Index of frequency larger than power spectrum length

Question

I am new in this community. So excuse me if it seems easy.

I want to calculate the amplitude of a specific frequency in a signal. The frequency precision is (relevant question) $$ df = \frac{fs}{NP} $$ $$ fs=1/dt$$ NP is the number of points in the signal time seri. The index of the frequency in the signal is $$ ind = \frac{f}{df} $$ the length of power spectrum array of signal is length(pxx) = NP/2-1

Example 1: for small frequencies

frequency = 1.0/128.0    
dt=0.4
df = 0.001
NP = fs/df=2500
index of the signal = 8

lenght of pxx is 1249 so no problem.

Example 2: for large frequencies

freq = 2.0    
dt=0.4
NP = fs/df=2500
index of the signal = 2000

The index of the frequency is larger than the number of points in pxx. If I double the number of points in the signal, the frequency precision halves and the index of frequency also doubles. Is there a frequency limit or I am doing something wrong?

Thanks for any guide.

Answer 1

Any Discrete-Time Fourier Transform (with constant sampling frequency) will only give information about the signal up to a frequency of

$$f = \frac{f_s}{2} = f_N$$

\$f_N\$ is called the Nyquist frequency.
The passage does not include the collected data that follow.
__global__ __launch_bounds__(256) void sumsq_kernel(const uint32_t* __restrict__ sorted, int64_t n,
                                                    unsigned long long* __restrict__ out) {
  unsigned long long acc = 0;
  for (int64_t i = blockIdx.x * (int64_t)blockDim.x + threadIdx.x; i < n; i += (int64_t)gridDim.x * blockDim.x) {
    const uint32_t v = sorted[i];
    int64_t r = 0;
    if (i > 0 && sorted[i - 1] == v) {
      int64_t a = 0, b = i - 1;
      while (a < b) {
        const int64_t m = (a + b) >> 1;
        if (sorted[m] < v) a = m + 1;
        else b = m;
      }
      r = i - a;
    }
    acc += 2 * (unsigned long long)r + 1;
  }
#pragma unroll
  for (int s = 32; s; s >>= 1) acc += __shfl_xor(acc, s);
  if ((threadIdx.x & 63) == 0 && acc) atomicAdd(out, acc);
}

__global__ __launch_bounds__(256) void probe_kernel(const uint64_t* __restrict__ codes, int64_t n,
                                                    uint32_t* __restrict__ cnt14, uint32_t* __restrict__ cnt16,
                                                    unsigned long long* __restrict__ out) {
  unsigned long long o = 0;
  for (int64_t i = blockIdx.x * (int64_t)blockDim.x + threadIdx.x; i < n; i += (int64_t)gridDim.x * blockDim.x) {
    const uint64_t x = codes[i];
    o |= x;
    atomicAdd(&cnt14[x & (kLo - 1)], 1u);
    atomicAdd(&cnt16[x & 0xFFFFu], 1u);
  }
#pragma unroll
  for (int s = 32; s; s >>= 1) o |= __shfl_xor(o, s);
  if ((threadIdx.x & 63) == 0 && o) atomicOr(out, o);
}
constexpr int64_t kProbeHistMin = 1 << 17;
__global__ __launch_bounds__(kSortThreads) void probe_hist14_kernel(const uint64_t* __restrict__ codes, int64_t n,
                                                                    uint32_t* __restrict__ H,
                                                                    unsigned long long* __restrict__ out) {
  __shared__ uint32_t h[kLo];
  for (int c = threadIdx.x; c < kLo; c += kSortThreads) h[c] = 0;
  __syncthreads();
  int64_t b, e;
  wg_range(n, b, e);
  unsigned long long o = 0;
  for (int64_t i = b + threadIdx.x; i < e; i += kSortThreads) {
    const uint64_t x = codes[i];
    o |= x;
    atomicAdd(&h[x & (kLo - 1)], 1u);
  }
#pragma unroll
  for (int s = 32; s; s >>= 1) o |= __shfl_xor(o, s);
  if ((threadIdx.x & 63) == 0 && o) atomicOr(out, o);
  __syncthreads();
  uint32_t* row = H + (int64_t)blockIdx.x * kLo;
  for (int c = threadIdx.x; c < kLo; c += kSortThreads) row[c] = h[c];
}

__global__ __launch_bounds__(256) void probe_max14_kernel(const uint32_t* __restrict__ H, int wgs,
                                                          unsigned long long* __restrict__ out) {
  const int c = blockIdx.x * 256 + threadIdx.x;
  uint32_t m = 0;
#pragma unroll 8
  for (int g = 0; g < wgs; ++g) m += H[(int64_t)g * kLo + c];
#pragma unroll
  for (int s = 32; s; s >>= 1) m = max(m, (uint32_t)__shfl_xor(m, s));
  if ((threadIdx.x & 63) == 0 && m) atomicMax(out + 1, (unsigned long long)m);
}

__global__ __launch_bounds__(256) void probe_max_kernel(const uint32_t* __restrict__ cnt14,
                                                        const uint32_t* __restrict__ cnt16,
                                                        unsigned long long* __restrict__ out) {
  const int c = blockIdx.x * 256 + threadIdx.x;
  unsigned m14 = c < kLo ? cnt14[c] : 0u, m16 = cnt16[c];
#pragma unroll
  for (int s = 32; s; s >>= 1) {
    m14 = max(m14, (unsigned)__shfl_xor(m14, s));
    m16 = max(m16, (unsigned)__shfl_xor(m16, s));
  }
  if ((threadIdx.x & 63) == 0) {
    if (m14) atomicMax(out + 1, (unsigned long long)m14);
    if (m16) atomicMax(out + 2, (unsigned long long)m16);
  }
}

template <typename T>
int launch_seed(State& st, T* buf, int z0, int z1, hipStream_t s) {
  if constexpr (sizeof(T) == 1) {
#ifdef SCT_SEED_MX_VARIANT
    return launch_seed_mx<Cols>(seed_mx_kernel, st, buf, z0, z1, s);
#else
    return launch_seed_sm<Cols>(seed_sm_kernel, st, buf, z0, z1, s);
#endif
  } else {
    const int walks = (z1 - (z0 & ~(kWalk - 1)) + kWalk - 1) / kWalk;
    const int per_wg = std::max(1, std::min(kSeedWalks, walks / 64));
    const dim3 sgrid(kLo / 256, (unsigned)((walks + per_wg - 1) / per_wg));
    hipLaunchKernelGGL(seed_kernel<T>, sgrid, dim3(256), 0, s, st.d_planes, st.d_gofs, st.d_off, z0, z1, buf);
    SCT_LAUNCH_CHECK();
    return SCT_OK;
  }
}

template <typename T>
int launch_tile(State& st, int z0, int z1, unsigned long long* counts, hipStream_t s, unsigned long long add_n = 0) {
  T* buf = reinterpret_cast<T*>(st.d_buf);
  if constexpr (sizeof(T) == 1) {
    const int ns = z1 - z0;
    const uint16_t* order = ((ns & (ns - 1)) == 0 && z0 % ns == 0) ? st.d_order + std::min(ns, kMaxOrder) : nullptr;
    const dim3 rgrid((unsigned)std::max(1, std::min(st.grid * st.tile_wgs, (z1 - z0 + 3) / 4)));
    hipLaunchKernelGGL(st.tile_chain ? tile_reg_kernel<true> : tile_reg_kernel<false>, rgrid, dim3(256), 0, s, buf,
                       order, z0, z1 - z0, counts, add_n, st.sumsq_ptr());
  } else {
    const dim3 grid((unsigned)std::min(st.grid * 2, z1 - z0));
    hipLaunchKernelGGL(tile_kernel<T>, grid, dim3(256), 0, s, buf, z0, z1 - z0, counts, add_n,
                       st.sumsq_ptr());
  }
  SCT_LAUNCH_CHECK();
  return SCT_OK;
}

template <typename T>
int launch_chunk(State& st, int z0, int z1, unsigned long long* counts, hipStream_t s, unsigned long long add_n) {
  return launch_seed_tile(
      st, s, [&] { return launch_seed<T>(st, reinterpret_cast<T*>(st.d_buf), z0, z1, s); },
      [&] { return launch_tile<T>(st, z0, z1, counts, s, add_n); });
}

template <typename T>
int time_chunk(State& st, int z0, int z1, unsigned long long* counts, int repeats, hipStream_t s,
               double* seed_ms, double* tile_ms) {
  return time_seed_tile(
      st, repeats, s, [&] { return launch_seed<T>(st, reinterpret_cast<T*>(st.d_buf), z0, z1, s); },
      [&] { return launch_tile<T>(st, z0, z1, counts, s); }, seed_ms, tile_ms);
}

}

struct Workspace {
  int device = -1;
  bool busy = false;
  bool release = false;
  bool order_ready = false;
  void* p[W_NSLOTS] = {};
  size_t cap[W_NSLOTS] = {};
  bool arena = false;
  uint8_t* base = nullptr;
  size_t size = 0, used = 0;
  std::vector<void*> extra;
};

namespace {
std::mutex g_ws_mu;
Workspace* g_ws[64] = {};

void ws_free(Workspace* ws) {
  if (ws->arena) {
    if (ws->base) (void)hipFree(ws->base);
    for (void* q : ws->extra) (void)hipFree(q);
  } else {
    for (int k = 0; k < W_NSLOTS; ++k)
      if (ws->p[k]) (void)hipFree(ws->p[k]);
  }
  delete ws;
}
}

Workspace* ws_arena(size_t bytes) {
  auto* ws = new Workspace();
  ws->arena = true;
  ws->busy = true;
  if (hipGetDevice(&ws->device) != hipSuccess || hipMalloc((void**)&ws->base, bytes) != hipSuccess) {
    (void)hipGetLastError();
    ws->base = nullptr;
    bytes = 0;
  }
  ws->size = bytes;
  return ws;
}

Workspace* ws_acquire() {
  if (sct::tune(SCT_TUNE_PLAN_CACHE, 1) == 0) return nullptr;
  int dev = 0;
  if (hipGetDevice(&dev) != hipSuccess || dev < 0 || dev >= 64) return nullptr;
  std::lock_guard<std::mutex> lk(g_ws_mu);
  Workspace*& ws = g_ws[dev];
  if (!ws) {
    ws = new Workspace();
    ws->device = dev;
  }
  if (ws->busy) return nullptr;
  ws->busy = true;
  ws->release = false;
  return ws;
}

void ws_release(Workspace* ws) {
  if (!ws) return;
  if (ws->arena) {
    ws_free(ws);
    return;
  }
  std::lock_guard<std::mutex> lk(g_ws_mu);
  ws->busy = false;
  if (ws->release) {
    g_ws[ws->device] = nullptr;
    ws_free(ws);
  }
}

int ws_get(Workspace* ws, int slot, size_t bytes, void** p) {
  bytes = std::max<size_t>(bytes, 256);
  if (!ws) {
    SCT_HIP(hipMalloc(p, bytes));
    return SCT_OK;
  }
  if (ws->arena) {
    if (ws->cap[slot] < bytes) {
      const size_t at = (ws->used + 255) & ~(size_t)255;
      if (ws->base && at + bytes <= ws->size) {
        ws->p[slot] = ws->base + at;
        ws->used = at + bytes;
      } else {
        void* q = nullptr;
        SCT_HIP(hipMalloc(&q, bytes));
        ws->extra.push_back(q);
        ws->p[slot] = q;
      }
      ws->cap[slot] = bytes;
      if (slot == W_ORDER) ws->order_ready = false;
    }
    *p = ws->p[slot];
    return SCT_OK;
  }
  if (ws->cap[slot] < bytes) {
    if (ws->p[slot]) (void)hipFree(ws->p[slot]);
    ws->p[slot] = nullptr;
    ws->cap[slot] = 0;
    if (slot == W_ORDER) ws->order_ready = false;
    SCT_HIP(hipMalloc(&ws->p[slot], bytes));
    ws->cap[slot] = bytes;
  }
  *p = ws->p[slot];
  return SCT_OK;
}

void ws_put(Workspace* ws, void* p) {
  if (!ws && p) (void)hipFree(p);
}

bool* ws_order_ready(Workspace* ws) { return ws ? &ws->order_ready : nullptr; }

void ws_release_all() {
  std::lock_guard<std::mutex> lk(g_ws_mu);
  for (auto& ws : g_ws) {
    if (!ws) continue;
    if (ws->busy) {
      ws->release = true;
      continue;
    }
    int cur = 0;
    const bool dev_ok = hipGetDevice(&cur) == hipSuccess && hipSetDevice(ws->device) == hipSuccess;
    ws_free(ws);
    if (dev_ok) (void)hipSetDevice(cur);
    ws = nullptr;
  }
}

void note_stream(State& st, hipStream_t s) {
  for (auto& u : st.used)
    if (u.first == s) {
      (void)hipEventRecord(u.second, s);
      return;
    }
  hipEvent_t e = nullptr;
  if (hipEventCreateWithFlags(&e, hipEventDisableTiming) != hipSuccess) return;
  (void)hipEventRecord(e, s);
  st.used.emplace_back(s, e);
}

int make_order_table(State& st) {
  static const std::vector<uint16_t> order = [] {
    std::vector<uint16_t> o(2 * kMaxOrder);
    for (int len = 1; len <= kMaxOrder; len *= 2) {
      int start[10] = {};
      for (int u = 0; u < len; ++u) ++start[digit_weight_c((uint32_t)u) + 1];
      for (int w = 1; w < 10; ++w) start[w] += start[w - 1];
      uint16_t* b = o.data() + len;
      for (int u = 0; u < len; ++u) b[start[digit_weight_c((uint32_t)u)]++] = (uint16_t)u;
    }
    return o;
  }();
  void* p = nullptr;
  if (int rc = ws_get(st.ws, W_ORDER, order.size() * 2, &p); rc != SCT_OK) return rc;
  st.d_order = reinterpret_cast<uint16_t*>(p);
  bool* ready = ws_order_ready(st.ws);
  if (!ready || !*ready) {
    SCT_HIP(hipMemcpy(st.d_order, order.data(), order.size() * 2, hipMemcpyHostToDevice));
    if (ready) *ready = true;
  }
  return SCT_OK;
}

int probe(Workspace* ws, const uint64_t* d_codes, int64_t n, unsigned long long* out) {
  void* p = nullptr;
  constexpr size_t kWords = (size_t)kLo + (1u << 16);
  const bool hist = n >= kProbeHistMin;
  const size_t hbytes = hist ? (size_t)kSortWGs * kLo * 4 : 0;
  if (int rc = ws_get(ws, W_PROBE, hbytes + kWords * 4 + 32, &p); rc != SCT_OK) return rc;
  struct Put {
    Workspace* ws;
    void* p;
    ~Put() { ws_put(ws, p); }
  } put{ws, p};
  uint32_t* H = reinterpret_cast<uint32_t*>(p);
  uint32_t* cnt14 = reinterpret_cast<uint32_t*>(reinterpret_cast<uint8_t*>(p) + hbytes);
  uint32_t* cnt16 = cnt14 + kLo;
  unsigned long long* res = reinterpret_cast<unsigned long long*>(cnt16 + (1u << 16));
  const int blocks = (int)std::max<int64_t>(1, std::min<int64_t>(1024, sct::ceil_div(n, 256)));
  if (hist) {
    SCT_HIP(hipMemsetAsync(res, 0, 32, 0));
    hipLaunchKernelGGL(probe_hist14_kernel, dim3(kSortWGs), dim3(kSortThreads), 0, 0, d_codes, n, H, res);
    SCT_LAUNCH_CHECK();
    hipLaunchKernelGGL(probe_max14_kernel, dim3(kLo / 256), dim3(256), 0, 0, H, kSortWGs, res);
    SCT_LAUNCH_CHECK();
    SCT_HIP(hipMemcpy(out, res, 3 * sizeof(unsigned long long), hipMemcpyDeviceToHost));
    if (out[1] <= 127 && sct::tune(SCT_TUNE_SPECTRAL_COLUMNS, 0) != kLoBits16) return SCT_OK;
  }
  SCT_HIP(hipMemsetAsync(cnt14, 0, kWords * 4 + 32, 0));
  if (n > 0) {
    hipLaunchKernelGGL(probe_kernel, dim3(blocks), dim3(256), 0, 0, d_codes, n, cnt14, cnt16, res);
    SCT_LAUNCH_CHECK();
    hipLaunchKernelGGL(probe_max_kernel, dim3((1u << 16) / 256), dim3(256), 0, 0, cnt14, cnt16, res);
    SCT_LAUNCH_CHECK();
  }
  SCT_HIP(hipMemcpy(out, res, 3 * sizeof(unsigned long long), hipMemcpyDeviceToHost));
  return SCT_OK;
}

Frequencies in the signal higher than \$f_N\$ are subject to aliasing (related to the Nyquist-Shannon sampling theorem).

So if you want to find information about a certain frequency \$f_x\$, you will need at least a sampling frequency of \$f_s > 2\cdot f_x\$ and extra to accommodate for an anti-alias filter.

Increasing the number of points will only increase the resolution, without changing the Nyquist frequency.